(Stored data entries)
_ _ _ _ _ _ _
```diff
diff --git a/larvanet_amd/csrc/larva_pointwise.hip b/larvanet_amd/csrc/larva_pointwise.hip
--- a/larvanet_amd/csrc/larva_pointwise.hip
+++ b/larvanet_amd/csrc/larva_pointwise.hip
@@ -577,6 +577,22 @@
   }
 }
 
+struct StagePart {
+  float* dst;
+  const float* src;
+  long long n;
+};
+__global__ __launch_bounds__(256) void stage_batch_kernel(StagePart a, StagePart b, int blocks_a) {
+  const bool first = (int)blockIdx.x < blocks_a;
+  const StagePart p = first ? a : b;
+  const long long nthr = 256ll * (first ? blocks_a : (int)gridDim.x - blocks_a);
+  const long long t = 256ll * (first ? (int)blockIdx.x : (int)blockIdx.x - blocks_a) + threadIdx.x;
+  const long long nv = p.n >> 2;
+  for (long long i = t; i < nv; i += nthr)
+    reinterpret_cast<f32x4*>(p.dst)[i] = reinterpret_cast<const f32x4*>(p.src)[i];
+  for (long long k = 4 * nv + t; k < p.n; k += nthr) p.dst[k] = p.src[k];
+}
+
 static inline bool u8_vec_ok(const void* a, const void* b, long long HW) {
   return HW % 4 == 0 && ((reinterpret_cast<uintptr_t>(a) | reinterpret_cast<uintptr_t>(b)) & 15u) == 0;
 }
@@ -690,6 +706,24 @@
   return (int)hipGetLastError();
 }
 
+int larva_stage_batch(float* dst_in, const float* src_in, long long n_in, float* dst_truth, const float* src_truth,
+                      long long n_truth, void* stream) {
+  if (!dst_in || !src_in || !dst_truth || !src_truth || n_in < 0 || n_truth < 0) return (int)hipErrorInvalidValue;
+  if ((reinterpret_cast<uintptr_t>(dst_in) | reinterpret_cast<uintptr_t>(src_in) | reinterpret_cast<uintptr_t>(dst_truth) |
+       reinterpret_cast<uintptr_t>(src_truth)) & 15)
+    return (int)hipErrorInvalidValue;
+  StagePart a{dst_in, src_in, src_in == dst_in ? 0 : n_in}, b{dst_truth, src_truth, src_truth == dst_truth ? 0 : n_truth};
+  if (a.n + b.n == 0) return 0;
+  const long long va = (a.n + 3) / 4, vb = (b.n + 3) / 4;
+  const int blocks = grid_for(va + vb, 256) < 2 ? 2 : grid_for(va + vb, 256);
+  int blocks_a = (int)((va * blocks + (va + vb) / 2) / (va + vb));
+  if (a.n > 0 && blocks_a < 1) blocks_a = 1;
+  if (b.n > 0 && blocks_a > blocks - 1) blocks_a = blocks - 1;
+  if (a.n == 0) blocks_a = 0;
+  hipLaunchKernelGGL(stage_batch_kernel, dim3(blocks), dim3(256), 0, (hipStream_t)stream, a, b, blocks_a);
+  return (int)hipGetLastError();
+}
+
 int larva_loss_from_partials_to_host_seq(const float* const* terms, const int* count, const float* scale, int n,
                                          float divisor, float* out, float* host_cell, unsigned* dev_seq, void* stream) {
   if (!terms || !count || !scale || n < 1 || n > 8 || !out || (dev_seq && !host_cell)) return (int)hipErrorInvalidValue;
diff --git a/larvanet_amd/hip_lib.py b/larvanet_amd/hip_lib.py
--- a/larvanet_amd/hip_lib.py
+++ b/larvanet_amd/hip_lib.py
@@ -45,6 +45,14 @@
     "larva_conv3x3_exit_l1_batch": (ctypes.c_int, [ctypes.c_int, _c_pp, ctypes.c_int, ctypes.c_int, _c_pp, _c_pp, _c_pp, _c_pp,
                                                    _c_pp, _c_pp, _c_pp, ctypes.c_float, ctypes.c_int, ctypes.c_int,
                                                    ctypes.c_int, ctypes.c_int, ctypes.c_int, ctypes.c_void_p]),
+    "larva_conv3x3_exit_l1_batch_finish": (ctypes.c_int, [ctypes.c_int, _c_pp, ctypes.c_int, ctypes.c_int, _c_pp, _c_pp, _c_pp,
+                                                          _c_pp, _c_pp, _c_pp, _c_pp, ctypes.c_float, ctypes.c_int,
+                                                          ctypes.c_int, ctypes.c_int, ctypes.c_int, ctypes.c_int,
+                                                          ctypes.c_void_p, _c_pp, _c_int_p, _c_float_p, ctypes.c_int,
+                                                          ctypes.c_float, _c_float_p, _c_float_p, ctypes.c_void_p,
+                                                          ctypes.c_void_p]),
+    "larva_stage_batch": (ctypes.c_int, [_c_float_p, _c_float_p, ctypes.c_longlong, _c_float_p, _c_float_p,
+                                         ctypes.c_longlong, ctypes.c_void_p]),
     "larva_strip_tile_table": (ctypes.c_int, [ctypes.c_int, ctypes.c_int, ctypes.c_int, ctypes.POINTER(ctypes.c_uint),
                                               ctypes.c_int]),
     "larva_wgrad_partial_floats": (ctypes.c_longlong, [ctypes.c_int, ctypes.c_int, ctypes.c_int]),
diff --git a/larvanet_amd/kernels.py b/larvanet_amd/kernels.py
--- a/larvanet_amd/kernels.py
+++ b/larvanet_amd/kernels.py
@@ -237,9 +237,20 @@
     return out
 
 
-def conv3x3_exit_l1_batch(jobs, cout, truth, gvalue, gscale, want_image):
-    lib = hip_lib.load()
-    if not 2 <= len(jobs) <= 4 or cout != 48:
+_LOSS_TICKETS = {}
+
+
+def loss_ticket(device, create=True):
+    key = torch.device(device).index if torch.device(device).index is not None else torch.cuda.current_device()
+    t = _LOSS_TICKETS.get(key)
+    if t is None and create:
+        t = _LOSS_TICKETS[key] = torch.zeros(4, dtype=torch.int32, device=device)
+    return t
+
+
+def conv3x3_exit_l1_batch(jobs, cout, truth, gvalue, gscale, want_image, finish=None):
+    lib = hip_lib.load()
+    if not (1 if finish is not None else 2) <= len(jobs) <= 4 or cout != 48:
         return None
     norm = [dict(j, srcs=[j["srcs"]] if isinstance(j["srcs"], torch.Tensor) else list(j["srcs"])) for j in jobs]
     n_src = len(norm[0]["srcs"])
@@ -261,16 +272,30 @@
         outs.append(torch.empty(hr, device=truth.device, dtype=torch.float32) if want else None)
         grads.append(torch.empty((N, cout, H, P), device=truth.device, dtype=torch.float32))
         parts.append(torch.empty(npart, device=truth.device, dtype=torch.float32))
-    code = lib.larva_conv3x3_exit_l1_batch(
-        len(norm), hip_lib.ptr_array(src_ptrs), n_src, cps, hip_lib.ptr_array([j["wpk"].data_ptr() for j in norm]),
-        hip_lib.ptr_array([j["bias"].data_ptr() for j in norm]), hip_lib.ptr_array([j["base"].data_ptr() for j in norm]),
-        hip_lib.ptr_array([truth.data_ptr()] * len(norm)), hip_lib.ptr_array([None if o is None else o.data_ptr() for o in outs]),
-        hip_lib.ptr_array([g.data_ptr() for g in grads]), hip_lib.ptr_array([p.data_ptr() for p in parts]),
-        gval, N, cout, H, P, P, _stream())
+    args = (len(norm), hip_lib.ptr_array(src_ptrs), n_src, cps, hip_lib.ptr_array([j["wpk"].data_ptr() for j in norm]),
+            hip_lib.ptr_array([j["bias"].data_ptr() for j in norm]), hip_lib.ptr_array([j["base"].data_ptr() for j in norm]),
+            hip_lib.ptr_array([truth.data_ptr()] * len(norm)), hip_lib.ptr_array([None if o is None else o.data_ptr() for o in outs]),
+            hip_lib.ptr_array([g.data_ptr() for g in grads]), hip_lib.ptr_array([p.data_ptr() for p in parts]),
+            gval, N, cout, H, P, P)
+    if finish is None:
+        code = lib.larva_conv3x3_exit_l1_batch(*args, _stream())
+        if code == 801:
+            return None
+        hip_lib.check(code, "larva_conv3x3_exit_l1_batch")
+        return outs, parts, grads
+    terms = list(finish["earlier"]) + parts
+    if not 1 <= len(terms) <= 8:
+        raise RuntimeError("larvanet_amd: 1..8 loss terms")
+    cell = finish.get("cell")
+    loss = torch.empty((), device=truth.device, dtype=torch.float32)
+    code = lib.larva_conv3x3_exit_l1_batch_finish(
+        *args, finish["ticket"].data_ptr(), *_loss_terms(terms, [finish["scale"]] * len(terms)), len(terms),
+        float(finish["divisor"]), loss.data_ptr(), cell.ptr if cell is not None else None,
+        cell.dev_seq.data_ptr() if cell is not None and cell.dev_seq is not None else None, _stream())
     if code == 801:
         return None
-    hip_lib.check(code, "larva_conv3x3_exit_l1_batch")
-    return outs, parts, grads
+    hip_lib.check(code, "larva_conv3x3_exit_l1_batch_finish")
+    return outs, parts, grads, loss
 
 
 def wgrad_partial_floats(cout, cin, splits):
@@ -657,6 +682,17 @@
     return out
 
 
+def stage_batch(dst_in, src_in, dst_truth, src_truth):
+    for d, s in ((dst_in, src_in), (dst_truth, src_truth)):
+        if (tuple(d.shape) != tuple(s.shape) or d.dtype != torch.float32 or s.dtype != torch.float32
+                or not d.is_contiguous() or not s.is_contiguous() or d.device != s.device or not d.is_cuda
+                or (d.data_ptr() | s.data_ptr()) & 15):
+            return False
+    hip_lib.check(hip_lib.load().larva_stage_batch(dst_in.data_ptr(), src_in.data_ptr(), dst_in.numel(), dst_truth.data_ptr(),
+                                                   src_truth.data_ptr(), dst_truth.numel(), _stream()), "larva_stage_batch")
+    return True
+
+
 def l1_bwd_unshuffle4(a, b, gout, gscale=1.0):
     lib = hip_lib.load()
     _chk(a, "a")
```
_ _ _ _ _ _ _
= Required action =
Find every line in the records that uses the string "srcs", then copy it.

= Solved exercise =
     norm = [dict(j, srcs=[j["srcs"]] if isinstance(j["srcs"], torch.Tensor) else list(j["srcs"])) for j in jobs]
     n_src = len(norm[0]["srcs"])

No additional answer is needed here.